Little Miss Sunshine
Dir. Jonathan Dayton, Valerie Faris, 2006
Some may call it hokey or indie or whatever; to me this is an awesome ensemble character comedy. The final fifteen minutes induce both (social-etiquette) terror and deep, rolling laughter – it made me cry with emotion and laughter simultaneously.

28 Days Later
Dir. Danny Boyle, 2002
I’m an absolute sucker for zombies and viruses and shots of cities bereft of people. The metaphorical moral message is rammed home a little too hard in the final third, but this is Danny Boyle, and his films can never, ever be wholly successful; witness the totally unbelievable love-story that one can make no investment in whatsoever but which is supposed to drive the entire emotional heart of Slumdog Millionaire.

The Lives of Others
Dir. Florian Henckel von Donnersmarck, 2006
I watched a lot of miserable European films this decade; my other half loves them, whether they’re about stealing babies or self-administered abortions or concentration camps or whatever. I’d rather watch Cloverfield (which narrowly misses this list). This tale of the heartless observer slowly coming alive and then dying, however, has just a little more to it than pure realist misery.

Dir.
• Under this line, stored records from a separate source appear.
-            const unsigned char* const pr = stage + sgrp * NPL * plane_bytes + ((wave + r * NW) * 32 + (lane & 31) + P + 1) * 16 + (lane >> 5) * 8;
-            const uint2 h = *(const uint2*)pr;
-            x[r][0] = e2f<FMT>(h.x & 0xFFFF); x[r][1] = e2f<FMT>(h.x >> 16); x[r][2] = e2f<FMT>(h.y & 0xFFFF); x[r][3] = e2f<FMT>(h.y >> 16);
-            if (NPL == 2 && xlo) {
-                const uint2 l = *(const uint2*)(pr + plane_bytes);
-                x[r][0] += e2f<FMT>(l.x & 0xFFFF); x[r][1] += e2f<FMT>(l.x >> 16); x[r][2] += e2f<FMT>(l.y & 0xFFFF); x[r][3] += e2f<FMT>(l.y >> 16);
-            }
-        }
-        auto add = [&](auto MG) {
-            constexpr int mg = decltype(MG)::value;
-            if constexpr (mg < MT * 4) {
-#pragma unroll
-                for (int r = 0; r < R; ++r)
-#pragma unroll
-                    for (int i = 0; i < 4; ++i) acc[mg / 4][r][(mg % 4) * 4 + i] = fmaf(a.resin_scale, x[r][i], acc[mg / 4][r][(mg % 4) * 4 + i]);
-            }
-        };
+        resin_load<NPL, R, FMT>(x, stage, sgrp, xlo, P, plane_bytes, wave, lane);
         switch (og) {
-            case 0: add(std::integral_constant<int, 0>{}); break;
-            case 1: add(std::integral_constant<int, 1>{}); break;
-            case 2: add(std::integral_constant<int, 2>{}); break;
-            case 3: add(std::integral_constant<int, 3>{}); break;
-            case 4: add(std::integral_constant<int, 4>{}); break;
-            case 5: add(std::integral_constant<int, 5>{}); break;
-            case 6: add(std::integral_constant<int, 6>{}); break;
-            default: add(std::integral_constant<int, 7>{}); break;
+            case 0: resin_fma<MT, R, 0>(acc, a.resin_scale, x); break;
+            case 1: resin_fma<MT, R, 1>(acc, a.resin_scale, x); break;
+            case 2: resin_fma<MT, R, 2>(acc, a.resin_scale, x); break;
+            case 3: resin_fma<MT, R, 3>(acc, a.resin_scale, x); break;
+            case 4: resin_fma<MT, R, 4>(acc, a.resin_scale, x); break;
+            case 5: resin_fma<MT, R, 5>(acc, a.resin_scale, x); break;
+            case 6: resin_fma<MT, R, 6>(acc, a.resin_scale, x); break;
+            default: resin_fma<MT, R, 7>(acc, a.resin_scale, x); break;
+        }
+    }
+}
+template <int NPL, int MT, int R, int FMT, int OG0>
+__device__ __forceinline__ void resin_accumulate_at(f32x16 (&acc)[MT][R], const ConvArgs& a, const unsigned char* stage, bool xlo, int P, int plane_bytes,
+                                                    int wave, int lane) {
+    if constexpr (OG0 >= 0 && OG0 < MT * 4) {
+        if (OG0 * 8 < a.cout) {
+            float x[R][4];
+            resin_load<NPL, R, FMT>(x, stage, 0, xlo, P, plane_bytes, wave, lane);
+            resin_fma<MT, R, OG0>(acc, a.resin_scale, x);
+        }
+    }
+    if constexpr (OG0 + 1 >= 0 && OG0 + 1 < MT * 4) {
+        if ((OG0 + 1) * 8 < a.cout) {
+            float x[R][4];
+            resin_load<NPL, R, FMT>(x, stage, 1, xlo, P, plane_bytes, wave, lane);
+            resin_fma<MT, R, OG0 + 1>(acc, a.resin_scale, x);
         }
     }
 }
@@ -621,7 +644,7 @@
     ESR_TR();
     seed();
     ESR_TR();
-    auto step = [&](auto XLO_T, const int cp) {
+    auto step = [&](auto XLO_T, auto RES_T, const int cp) __attribute__((always_inline)) {
         constexpr bool xlo = decltype(XLO_T)::value;
         const int st = NST == 4 ? (cp & 3) : (NST >= 2 ? (cp & 1) : 0);
         const unsigned char* const sb = sb0 + st * stage_bytes;
@@ -662,14 +685,53 @@
         } else {
             chunk_mfma<NPL, MT, R, NPW, FMT, xlo, NTERM_CAP>(acc, sa, sb, P, plane_bytes);
         }
-        if constexpr ((EPI & EPI_RESIN) != 0) resin_accumulate<NPL, MT, R, FMT>(acc, a, smem + st * stage_bytes, cp, xlo, P, plane_bytes, wave, lane);
+        if constexpr (decltype(RES_T)::value == RES_LOOP) {
+            resin_accumulate<NPL, MT, R, FMT>(acc, a, smem + st * stage_bytes, cp, xlo, P, plane_bytes, wave, lane);
+        } else if constexpr (decltype(RES_T)::value >= 0) {
+            constexpr int k = decltype(RES_T)::value;
+            if (a.resin_g0 & 1) {
+                asm volatile("; residual chunk, odd first group");
+                resin_accumulate_at<NPL, MT, R, FMT, 2 * k - 1>(acc, a, smem + st * stage_bytes, xlo, P, plane_bytes, wave, lane);
+                asm volatile("; residual chunk, odd first group: end");
+            } else {
+                asm volatile("; residual chunk, even first group");
+                resin_accumulate_at<NPL, MT, R, FMT, 2 * k>(acc, a, smem + st * stage_bytes, xlo, P, plane_bytes, wave, lane);
+                asm volatile("; residual chunk, even first group: end");
+            }
+        }
         ESR_TR();
         __syncthreads();
     };
+    constexpr std::integral_constant<int, RES_PLAIN> PLAIN{};
+    auto span = [&](auto XLO_T, const int c0, const int c1) {
+        if constexpr ((EPI & EPI_RESIN) != 0) {
+            const int rc0 = a.resin_g0 >> 1, rc1 = (a.resin_g0 + ((a.cout + 7) >> 3) + 1) >> 1;
+            const int r0 = rc0 < c0 ? c0 : (rc0 > c1 ? c1 : rc0), r1 = rc1 < r0 ? r0 : (rc1 > c1 ? c1 : rc1);
+            for (int cp = c0; cp < r0; ++cp) step(XLO_T, PLAIN, cp);
+            if constexpr (NST == 1) {
+                auto res_chunk = [&](auto KC) __attribute__((always_inline)) {
+                    if constexpr (decltype(KC)::value < MT * 2 + 1) {
+                        const int cp = rc0 + decltype(KC)::value;
+                        if (cp >= r0 && cp < r1) step(XLO_T, KC, cp);
+                    }
+                };
+                res_chunk(std::integral_constant<int, 0>{}); res_chunk(std::integral_constant<int, 1>{}); res_chunk(std::integral_constant<int, 2>{});
+                res_chunk(std::integral_constant<int, 3>{}); res_chunk(std::integral_constant<int, 4>{});
+            } else {
+                for (int cp = r0; cp < r1; ++cp) step(XLO_T, std::integral_constant<int, RES_LOOP>{}, cp);
+            }
+            for (int cp = r1; cp < c1; ++cp) step(XLO_T, PLAIN, cp);
+        }
+    };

David Fincher, 2007
Just incredibly well put together, Fincher finally showing that he can make a great film, rather than a film with a great USP.

Dir. Zack Snyder, 2009
This is flawed in many ways (both too long and not long enough, too faithful and not faithful enough), but it’s still an awesome achievement and I thoroughly enjoyed it, casual fan of the source material that I am.

District 9
Dir. Neill Blomkamp, 2009
I’m still waiting for this to arrive on DVD, and hence have only seen it the once (in the cinema) so feel a little guilty for including it in case it slips in my esteem; I doubt it will, though. See all I wrote above about Children of Men, The Dark Knight, even Pan’s Labyrinth; this is sci-fi based in a world that’s recognisable, real, palpable and possible. (Em and I are currently motoring through Battlestar Galactica.)

Brotherhood of the Wolf
Dir. Christophe Gans, 2001
What can I say? I’ve had a thing for The Hound of the Baskervilles since I was about 8. This has martial arts and heaving bosoms and religious covens and adventure and heaving bosoms and wolves and beasts and dastardly plots and heaving bosoms and did I mention Monica Bellucci? Never mind her, what about Émilie Dequenne? Never mind her, what about the post-Matrix action sequences? Astoundingly silly cinema. I like bread and circus games, really.


5 responses to “The Top 23 Films of the Noughties

  1. So nice to see some love for Kiss Kiss Bang Bang. Genuinely great movie (I agree with most of the rest of these too, and like Brick a lot more than you, but KKBB is the one I never see on these things).

  2. For your apparent opposed-ness to animated breasts, you sure do mention them a lot more than any other person I’ve ever met.

  3. You need to meet more film critics.

  4. Zodiac, yes, Nick. Goddamn what a great movie. Aqua Velva. Also: 28 Days Later is a quarter of the movie 28 Months Later is. The dread, Nick. The dread.

  5. Some of the adaptations I thhguot of have already been suggested Revolutionary Road and The Reader would be great and I can’t wait to see The Road. I’ll also throw in No Country for Old Men into the mix and The Lovely Bones. Also, Where the Wild Things Are may be an interesting one.I’ll suggest Watchmen too to mix it up a little but I loathed the movie.I’d struggle I think with this challenge to find a pair where I hadn’t read or watched one half of the pair (I read a lot AND I watch a lot of films!)